Rien n’eût été perdu néanmoins, si l’énergie des jours suivans eût réparé la faute du 18. Malheureusement tout ce qui restait de vigueur dans l’âme du maréchal paraît s’être épuisé à la bataille de Rezonville. Depuis lors, il semble qu’une inexplicable inertie paralyse le commandement et suspende toute opération sérieuse. On ne travaille plus à diriger les événemens ni même à les combattre ; on les subit et on s’y résigne. L’ennemi fera ce qu’il voudra autour de Metz, établira des batteries, creusera des fossés, s’abritera derrière des retranchemens ; on laisse le champ libre à son activité, on n’y oppose que la patience et la force d’inertie ; 240,00O spectateurs vont assister de loin, sans les interrompre, aux travaux de l’armée prussienne. En comptant la garnison, les gardes mobiles, les gardes nationaux, et 20,000 paysans que l’invasion a chassés dans la forteresse, le maréchal Bazaine dispose d’autant de bras que le prince Frédéric-Charles ; il pourrait disputer le terrain pied à pied, remuer autant de terre que les Prussiens, lutter avec la pioche et la bêche aussi bien qu’avec le fusil. Un Todleben leur ferait payer cher chacun de leurs pas. Nous y songeons si peu que nous leur abandonnons des positions très fortes, comme s’il ne nous restait d’autre ressource que de nous replier sous le canon des forts et d’y attendre qu’on nous attaque. Le débouché de la route de Saulny sur le plateau d’Amanvillers, la hauteur de Mercy, d’autres points encore faciles à défendre, difficiles à reconquérir, tombent du premier coup entre les mains de l’ennemi, étonné de son bonheur. Pendant ce temps, l’armée prussienne se resserrait autour de Metz, qu’elle entreprenait d’investir ; sans perdre un jour, elle coupait dès le 19 la route de Thionville et séparait l’armée française du reste de la Fiance.

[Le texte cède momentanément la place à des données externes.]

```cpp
template <bool GROUPED = false>
__global__ __launch_bounds__(GEMM_THREADS, 1) void vlm_gemm_bigT_kernel(const gemm_params_t p) {
  __shared__ __attribute__((aligned(1024))) unsigned char sA0[BIG_OP_BYTES], sA1[BIG_OP_BYTES], sB0[BIG_OP_BYTES], sB1[BIG_OP_BYTES];
  __shared__ __attribute__((aligned(16))) unsigned char epl[4 * EPIL_WAVE_BYTES];
  const int tid = threadIdx.x;
  const int lane = tid & 63;
  const int wave = __builtin_amdgcn_readfirstlane(tid >> 6);
  const int wm = wave >> 1, wn = wave & 1;
  const uint32_t ntile = p.tiles_m * p.tiles_n;
  const uint32_t q8 = gridDim.x >> 3, r8 = gridDim.x & 7, xcd = blockIdx.x & 7;
  uint32_t item = (xcd < r8 ? xcd * (q8 + 1) : r8 * (q8 + 1) + (xcd - r8) * q8) + (blockIdx.x >> 3);
  uint32_t k_base = 0, k_end = (uint32_t)p.K, slice0 = 0;
  int nk = p.ksteps_per_split;
  if constexpr (GROUPED) {
    int g = 0;
#pragma unroll
    for (int i = 1; i < VLM_GEMM_MAX_GROUPS; ++i)
      if (i < p.n_groups && item >= (uint32_t)p.grpT[i].item0) g = i;
    const gemmT_group_t G = p.grpT[g];
    item -= (uint32_t)G.item0;
    k_base = (uint32_t)G.row0;
    k_end = (uint32_t)G.row_end;
    nk = G.kps;
    slice0 = (uint32_t)G.slice0;
  }
  const uint32_t split = item / ntile, tile = item - split * ntile;
  const uint32_t tm = tile / p.tiles_n, tn = tile - tm * p.tiles_n;
  const uint32_t m0 = tm * BIG_BM, n0 = tn * BIG_BN;
  const uint32_t k_first = k_base + split * (uint32_t)nk * BIG_BK;
  const __amdgpu_buffer_rsrc_t ra =
      __builtin_amdgcn_make_buffer_rsrc(const_cast<void*>(p.A), 0, (int)((uint64_t)k_end * p.lda * 2), 0x00020000);
  const __amdgpu_buffer_rsrc_t rb =
      __builtin_amdgcn_make_buffer_rsrc(const_cast<void*>(p.B), 0, (int)((uint64_t)k_end * p.ldb * 2), 0x00020000);

  uint32_t offa[4], offb[4], wr_off[4];
#pragma unroll
  for (int u = 0; u < 4; ++u) {
    const uint32_t row = 2 * (wave + 4 * u) + (lane >> 5), c16 = lane & 31;
    offa[u] = ((k_first + row) * (uint32_t)p.lda + m0 + c16 * 8) * 2;
    offb[u] = ((k_first + row) * (uint32_t)p.ldb + n0 + c16 * 8) * 2;
    wr_off[u] = row * 512 + (((c16 >> 1) ^ ((row & 3) | (((row >> 3) & 1) << 2))) << 5) + (c16 & 1) * 16;
  }
  uint32_t rda[8], rdb[8];
  {
    const uint32_t g = lane >> 4, q = (lane & 15) >> 2, pp = lane & 3, sw = q | ((g & 1) << 2);
#pragma unroll
    for (int i = 0; i < 8; ++i) {
      rda[i] = (8 * g + q) * 512 + wm * 256 + ((i ^ sw) << 5) + 8 * pp;
      rdb[i] = (8 * g + q) * 512 + wn * 256 + ((i ^ sw) << 5) + 8 * pp;
    }
  }
  f32x4 acc00[4][4], acc01[4][4], acc10[4][4], acc11[4][4];
#pragma unroll
  for (int i = 0; i < 4; ++i)
#pragma unroll
    for (int j = 0; j < 4; ++j) {
      acc00[i][j] = (f32x4){0.f, 0.f, 0.f, 0.f};
      acc01[i][j] = (f32x4){0.f, 0.f, 0.f, 0.f};
      acc10[i][j] = (f32x4){0.f, 0.f, 0.f, 0.f};
      acc11[i][j] = (f32x4){0.f, 0.f, 0.f, 0.f};
    }
  const uint32_t stepa = BIG_BK * (uint32_t)p.lda * 2, stepb = BIG_BK * (uint32_t)p.ldb * 2;
  bf16x8 fa0[8], fb0[8], fa1[8], fb1[8];
  u32x4 ra0[4], rb0[4], ra1[4], rb1[4];
#define BIGT_TR(PTR) __builtin_amdgcn_ds_read_tr16_b64_v4i16((lds_s16x4*)(PTR))
#define BIGT_READ(FA, FB, SA, SB)                                                                    \
  _Pragma("unroll") for (int i = 0; i < 8; ++i) {                                                    \
    const s16x4 al = BIGT_TR((SA) + rda[i]), ah = BIGT_TR((SA) + rda[i] + 4 * 512);                  \
    const s16x4 bl = BIGT_TR((SB) + rdb[i]), bh = BIGT_TR((SB) + rdb[i] + 4 * 512);                  \
    FA[i] = __builtin_bit_cast(bf16x8, (s16x8){al[0], al[1], al[2], al[3], ah[0], ah[1], ah[2], ah[3]}); \
    FB[i] = __builtin_bit_cast(bf16x8, (s16x8){bl[0], bl[1], bl[2], bl[3], bh[0], bh[1], bh[2], bh[3]}); \
  }
#define BIGT_GLOAD(RA_, RB_, S)                                                                      \
  _Pragma("unroll") for (int u = 0; u < 4; ++u) {                                                    \
    RA_[u] = __builtin_amdgcn_raw_buffer_load_b128(ra, offa[u], (S) * stepa, 0);                     \
    RB_[u] = __builtin_amdgcn_raw_buffer_load_b128(rb, offb[u], (S) * stepb, 0);                     \
  }
#define BIGT_LWRITE(RA_, RB_, SA, SB)                                                                \
  _Pragma("unroll") for (int u = 0; u < 4; ++u) {                                                    \
    *reinterpret_cast<u32x4*>((SA) + wr_off[u]) = RA_[u];                                            \
    *reinterpret_cast<u32x4*>((SB) + wr_off[u]) = RB_[u];                                            \
  }
#define BIGT_STEP(K, GL, WR, RD, FCA, FCB, FNA, FNB, RSA, RSB, BUFA_W, BUFB_W, BUFA_R, BUFB_R)      \
  {                                                                                      \
    if (RD) {                                                                            \
// ... 17 lines not shown
    }                                                                                    \
    __builtin_amdgcn_sched_barrier(0);                                                   \
  }
  BIGT_GLOAD(ra0, rb0, 0)
  BIGT_GLOAD(ra1, rb1, 1)
  BIGT_LWRITE(ra0, rb0, sA0, sB0)
  BIGT_GLOAD(ra0, rb0, 2)
  BIGT_LWRITE(ra1, rb1, sA1, sB1)
  BIGT_GLOAD(ra1, rb1, 3)
  asm volatile("s_waitcnt lgkmcnt(0)" ::: "memory");
  __builtin_amdgcn_s_barrier();
  BIGT_READ(fa0, fb0, sA0, sB0)
  int kt = 0;
  for (; kt < nk - 4; kt += 2) {
    BIGT_STEP(kt + 0, 1, 1, 1, fa0, fb0, fa1, fb1, ra0, rb0, sA0, sB0, sA1, sB1)
    BIGT_STEP(kt + 1, 1, 1, 1, fa1, fb1, fa0, fb0, ra1, rb1, sA1, sB1, sA0, sB0)
  }
  BIGT_STEP(kt + 0, 0, 1, 1, fa0, fb0, fa1, fb1, ra0, rb0, sA0, sB0, sA1, sB1)
  BIGT_STEP(kt + 1, 0, 1, 1, fa1, fb1, fa0, fb0, ra1, rb1, sA1, sB1, sA0, sB0)
  BIGT_STEP(kt + 2, 0, 0, 1, fa0, fb0, fa1, fb1, ra0, rb0, sA0, sB0, sA1, sB1)
  BIGT_STEP(kt + 3, 0, 0, 0, fa1, fb1, fa0, fb0, ra1, rb1, sA1, sB1, sA0, sB0)

  gemm_params_t pl = p;
  pl.C = reinterpret_cast<float*>(p.C) + (size_t)(slice0 + split) * p.M * p.N;
  pl.ldc = p.N;
  const uint32_t mw0 = m0 + wm * 128, nw0 = n0 + wn * 128;
  unsigned char* const wl = epl + wave * EPIL_WAVE_BYTES;
  big_epilogue_t<true, false, 0, 128, 0, true> ep(pl, wl, mw0, nw0, lane);
  epil_in_t inA, inB;
  ep.load_inputs(inA, 0);
  BIG_EPILOGUE_LOOP()
}

__global__ __launch_bounds__(256) void splitk_reduce_kernel(const float* __restrict__ ws, int splits, int M, int N, float* __restrict__ C,
                                                            int ldc, int accumulate) {
  const size_t i = (size_t)blockIdx.x * 256 + threadIdx.x, per = (size_t)M * N / 4;
  if (i >= per) return;
  const size_t e = i * 4, m = e / N, n = e - m * N;
  f32x4 t = accumulate ? *reinterpret_cast<const f32x4*>(C + m * ldc + n) : (f32x4){0.f, 0.f, 0.f, 0.f};
  for (int s = 0; s < splits; ++s) t += *reinterpret_cast<const f32x4*>(ws + (size_t)s * M * N + e);
  *reinterpret_cast<f32x4*>(C + m * ldc + n) = t;
}

struct splitk_groups_t {
  float* C[VLM_GEMM_MAX_GROUPS];
  int slice0[VLM_GEMM_MAX_GROUPS], splits[VLM_GEMM_MAX_GROUPS], accumulate[VLM_GEMM_MAX_GROUPS];
};
__global__ __launch_bounds__(256) void splitk_reduce_grouped_kernel(const float* __restrict__ ws, const splitk_groups_t g, int M, int N, int ldc) {
  const size_t i = (size_t)blockIdx.x * 256 + threadIdx.x, per = (size_t)M * N / 4;
  if (i >= per) return;
  const int gi = blockIdx.y;
  float* const C = g.C[gi];
  const size_t e = i * 4, m = e / N, n = e - m * N;
  f32x4 t = g.accumulate[gi] ? *reinterpret_cast<const f32x4*>(C + m * ldc + n) : (f32x4){0.f, 0.f, 0.f, 0.f};
// ... 296 lines not shown
      VLM_CHECK_LAUNCH();
      const size_t per = (size_t)M * N / 4;
      hipLaunchKernelGGL(splitk_reduce_grouped_kernel, dim3((unsigned)((per + 255) / 256), p.n_groups), dim3(256), 0, s,
                         reinterpret_cast<const float*>(splitk_ws), rg, M, N, ldc);
      VLM_CHECK_LAUNCH();
      return VLM_OK;
    }
  }
  for (int g = 0; g < n_groups; ++g) {
    const vlm_wgrad_group_t& G = groups[g];
    if (G.rows == 0) continue;
    vlm_epilogue_t e{};
    e.alpha = 1.0f;
    e.accumulate = G.accumulate;
    e.splitk_ws = splitk_ws;
    e.splitk_ws_bytes = splitk_ws_bytes;
    const size_t r0 = (size_t)G.row0;
    const int rc = vlm_gemm_bf16(1, 1, M, N, G.rows, reinterpret_cast<const unsigned char*>(A) + r0 * lda * 2, lda,
                                 reinterpret_cast<const unsigned char*>(B) + r0 * ldb * 2, ldb, G.C, ldc, 1, &e, stream);
    if (rc) return rc;
  }
  return VLM_OK;
}
```

### vl-merging_amd/engine.py

```python
import itertools
import math
import os
import weakref
from typing import List, Optional

import torch

from . import _lib as L
from . import ops

BF16, F32 = torch.bfloat16, torch.float32
ALIGN = 64


def _touch_hook(p):
    p._vlm_flat.touched.add(p._vlm_name)


def touch(*params):
    for p in params:
        if p is not None:
            f = getattr(p, "_vlm_flat", None)
            if f is not None:
                f.touched.add(p._vlm_name)
# ... 208 lines not shown
        return False


def wT16(p):
    s = getattr(p, "_vlm_bf16_t", None)
    if s is None:
        raise L.VlmError("weight has no transposed bf16 shadow: call model.setup_engine() on a CUDA model first")
    return s


def _gemm_rows(a, groups, out, *, act=L.ACT_NONE, aux=None, col_scale=None, row_scale=None, residual=None, col_sum_fold=None):
    if len(groups) > 1:
        return ops.gemm_grouped(a, groups, out, act=act, aux=aux, col_scale=col_scale, row_scale=row_scale,
                                residual=residual, col_sum_fold=col_sum_fold)
    (r0, r1, w, bias, col_sum), = groups

    def rows(t):
        return t[r0:r1] if t is not None else None

    return ops.gemm(a[r0:r1], w, out[r0:r1], bias=bias, act=act, aux=rows(aux), col_scale=col_scale,
                    row_scale=rows(row_scale), residual=rows(residual), col_sum=col_sum, col_sum_fold=col_sum_fold)


def _wgrad_rows(dy, x, groups):
    if len(groups) > 1:
        return ops.gemm_wgrad_grouped(dy, x, groups)
    (r0, r1, dw), = groups
    return ops.gemm(dy[r0:r1], x[r0:r1], dw, ta=True, tb=True, accumulate=True)


def w16(p):
    s = getattr(p, "_vlm_bf16", None)
    if s is None:
        raise L.VlmError("parameter has no bf16 shadow: call model.setup_engine() on a CUDA model first")
    return s
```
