template <int LOG_L>
__device__ __forceinline__ xyzz split_accumulate(const uint64_t* fx, const uint64_t* fy, int sub,
                                                 const aff_packed* __restrict__ ped, int w0, int log2e,
                                                 int nwin) {
  constexpr int L = 1 << LOG_L;
  const int cnt_lo = nwin / L, extra = nwin % L;
  const int cnt = cnt_lo + (sub < extra ? 1 : 0);
  const int g0 = sub * cnt_lo + (sub < extra ? sub : extra);
  auto entry = [&](int g) {
    return window_entry(ped, g, window_from_memory(fx, fy, window_start(g, w0, log2e), window_width(g, w0, log2e)),
// ... 65 lines not shown
  u256 xa_plain;
  if (FUSED) {
    fe zz = acc.ZZ;
    if constexpr (LOG_L < 2) {
      if (fe_is_zero(zz)) {
        zz = FE_ONE_M;
        st = SP_HASH_UNHASHABLE;
      }
    }
    const fe zinv = fe_inv_shared_quad<(LOG_L >= 2 ? 0 : 2 - LOG_L), true>(zz, (int)(threadIdx.x & 3));
    if constexpr (LOG_L >= 2) {
      if (limbs_is_zero(zinv)) st = SP_HASH_UNHASHABLE;
    }
    xa_plain = fe_pack(fe_canon(fe_mul(acc.X, zinv)));
  }
  if (!active || sub != 0) return;
  if (!u256_lt(ld_u256(fx), U256_P) || !u256_lt(ld_u256(fy), U256_P)) st = SP_HASH_OUT_OF_RANGE;
  if (FUSED) {
    st_u256(out + 4 * e * ostride, xa_plain);
  } else {
    store_limbs(sX, plane, e, acc.X);
    store_limbs(sZZ, plane, e, acc.ZZ);
  }
  if (status) status[e] = st;
  if (st != SP_HASH_OK && flag) atomicOr(flag, (unsigned)st);
}

template <int LOG_L>
__global__ void __launch_bounds__(256, SP_ACC_WAVES)
ped_accumulate_mixed_kernel(const uint64_t* __restrict__ x, const uint64_t* __restrict__ y, size_t xstride,
                            size_t ystride, size_t n_bulk, size_t rem, unsigned bulk_blocks,
                            const aff_packed* __restrict__ ped, int w0, int log2e, int nwin,
                            int32_t* __restrict__ sX, int32_t* __restrict__ sZZ, uint8_t* __restrict__ status,
                            unsigned* __restrict__ flag, const int2* __restrict__ src, size_t plane) {
  if (blockIdx.x < bulk_blocks) {
    bulk_accumulate(x, y, xstride, ystride, n_bulk, ped, w0, log2e, nwin, sX, sZZ, status, flag, src, plane,
                    (size_t)blockIdx.x * blockDim.x + threadIdx.x);
    return;
  }
  constexpr int L = 1 << LOG_L;
  const size_t gt = (size_t)(blockIdx.x - bulk_blocks) * blockDim.x + threadIdx.x;
  const size_t e_raw = gt >> LOG_L;
  const int sub = (int)(gt & (L - 1));
  const bool active = e_raw < rem;
  const size_t e = n_bulk + (active ? e_raw : rem - 1);
  const uint64_t *fx, *fy;
  operand_pointers(x, y, xstride, ystride, src, e, fx, fy);
  const xyzz acc = split_accumulate<LOG_L>(fx, fy, sub, ped, w0, log2e, nwin);
  if (!active || sub != 0) return;
  uint8_t st = SP_HASH_OK;
  if (!u256_lt(ld_u256(fx), U256_P) || !u256_lt(ld_u256(fy), U256_P)) st = SP_HASH_OUT_OF_RANGE;
  store_limbs(sX, plane, e, acc.X);
  store_limbs(sZZ, plane, e, acc.ZZ);
  if (status) status[e] = st;
  if (st != SP_HASH_OK && flag) atomicOr(flag, (unsigned)st);
}

template <int LOG_Q, bool SPARSE>
__device__ __forceinline__ u256 quad_hash(const uint64_t* fx, const uint64_t* fy, int mode, const aff_packed* __restrict__ cpts,
                                          int cx, int cy, const aff_packed* __restrict__ ped, int w0, int log2e,
                                          int nwin_plan, int g, bool* unhashable) {
  constexpr int QUADS = 1 << LOG_Q;
  const int q = g >> 2, k = g & 3;
  int nwin = nwin_plan, first_real = 0;
  if constexpr (SPARSE) {
    nwin = mode == 0 ? nwin_plan : 1 + nwin_plan - (mode == 1 ? cx : cy);
    first_real = mode == 1 ? cx - 1 : (mode == 2 ? -1 : 0);
  }
  auto entry = [&](int v) {
    if constexpr (SPARSE) {
      if (mode != 0 && v == 0) return unpack_raw(ld_raw(cpts + (mode - 1)));
    }
    const int w = first_real + v;
    const window_ref r =
// ... 230 lines not shown
        if (st != SP_HASH_OK && flag) atomicOr(flag, (unsigned)st);
      }
    }
    __syncthreads();
    h = slot[grp];
  }
}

Dans cette redoutable situation, quelle était la pensée du maréchal Bazaine, quel plan de délivrance méditait-il ? L’armée, confiante encore malgré l’échec du 18, pleine d’énergie d’ailleurs et du désir de se battre, n’attendait que le signal des plus vigoureuses opérations. Quelques esprits sceptiques et prévoyans pénétraient seuls le secret de l’embarras et de l’irrésolution de leur chef. La circonspection naturelle de celui-ci augmentait avec le péril. De même que par prudence ou par inertie il n’avait pu se décider franchement à s’éloigner de Metz, à marcher sans arrière-pensée, avec un plan de campagne arrêté, dans la direction de Verdun, il ne savait cette fois encore quel parti serait le meilleur. Resterait-il sous les murs de la forteresse ? tenterait-il la fortune en rase campagne ? essaierait-il de donner la main au maréchal de Mac-Mahon ? Il hésitait de nouveau, et en attendant laissait passer les jours, jours précieux, jours irréparables pendant lesquels se décidait la destinée de la France. Il comptait sur le temps plus que sur lui-même, Le temps lui apporterait peut-être une solution et un moyen de salut. En tout cas, il évitait soigneusement de s’engager, de s’arrêter à un parti définitif. Rien de plus vague que la dépêche qu’il envoyait le 20, de son quartier-général du Ban-Saint-Martin, au maréchal de Mac-Mahon. « L’ennemi grossit toujours autour de nous, disait-il, et je suivrai très probablement pour vous rejoindre la ligne des places du nord. Je vous préviendrai de ma marche, si je puis toutefois l’entreprendre sans compromettre l’armée. » L’auteur de cette note pouvait à volonté, sans paraître se contredire, ou rester sous Metz ou s’éloigner. Il entendait en effet se réserver jusqu’au dernier moment une complète liberté d’action, ce qui était son droit et même son devoir, mais à la condition qu’il se décidât sur-le-champ et qu’il ne perdît pas de temps pour agir.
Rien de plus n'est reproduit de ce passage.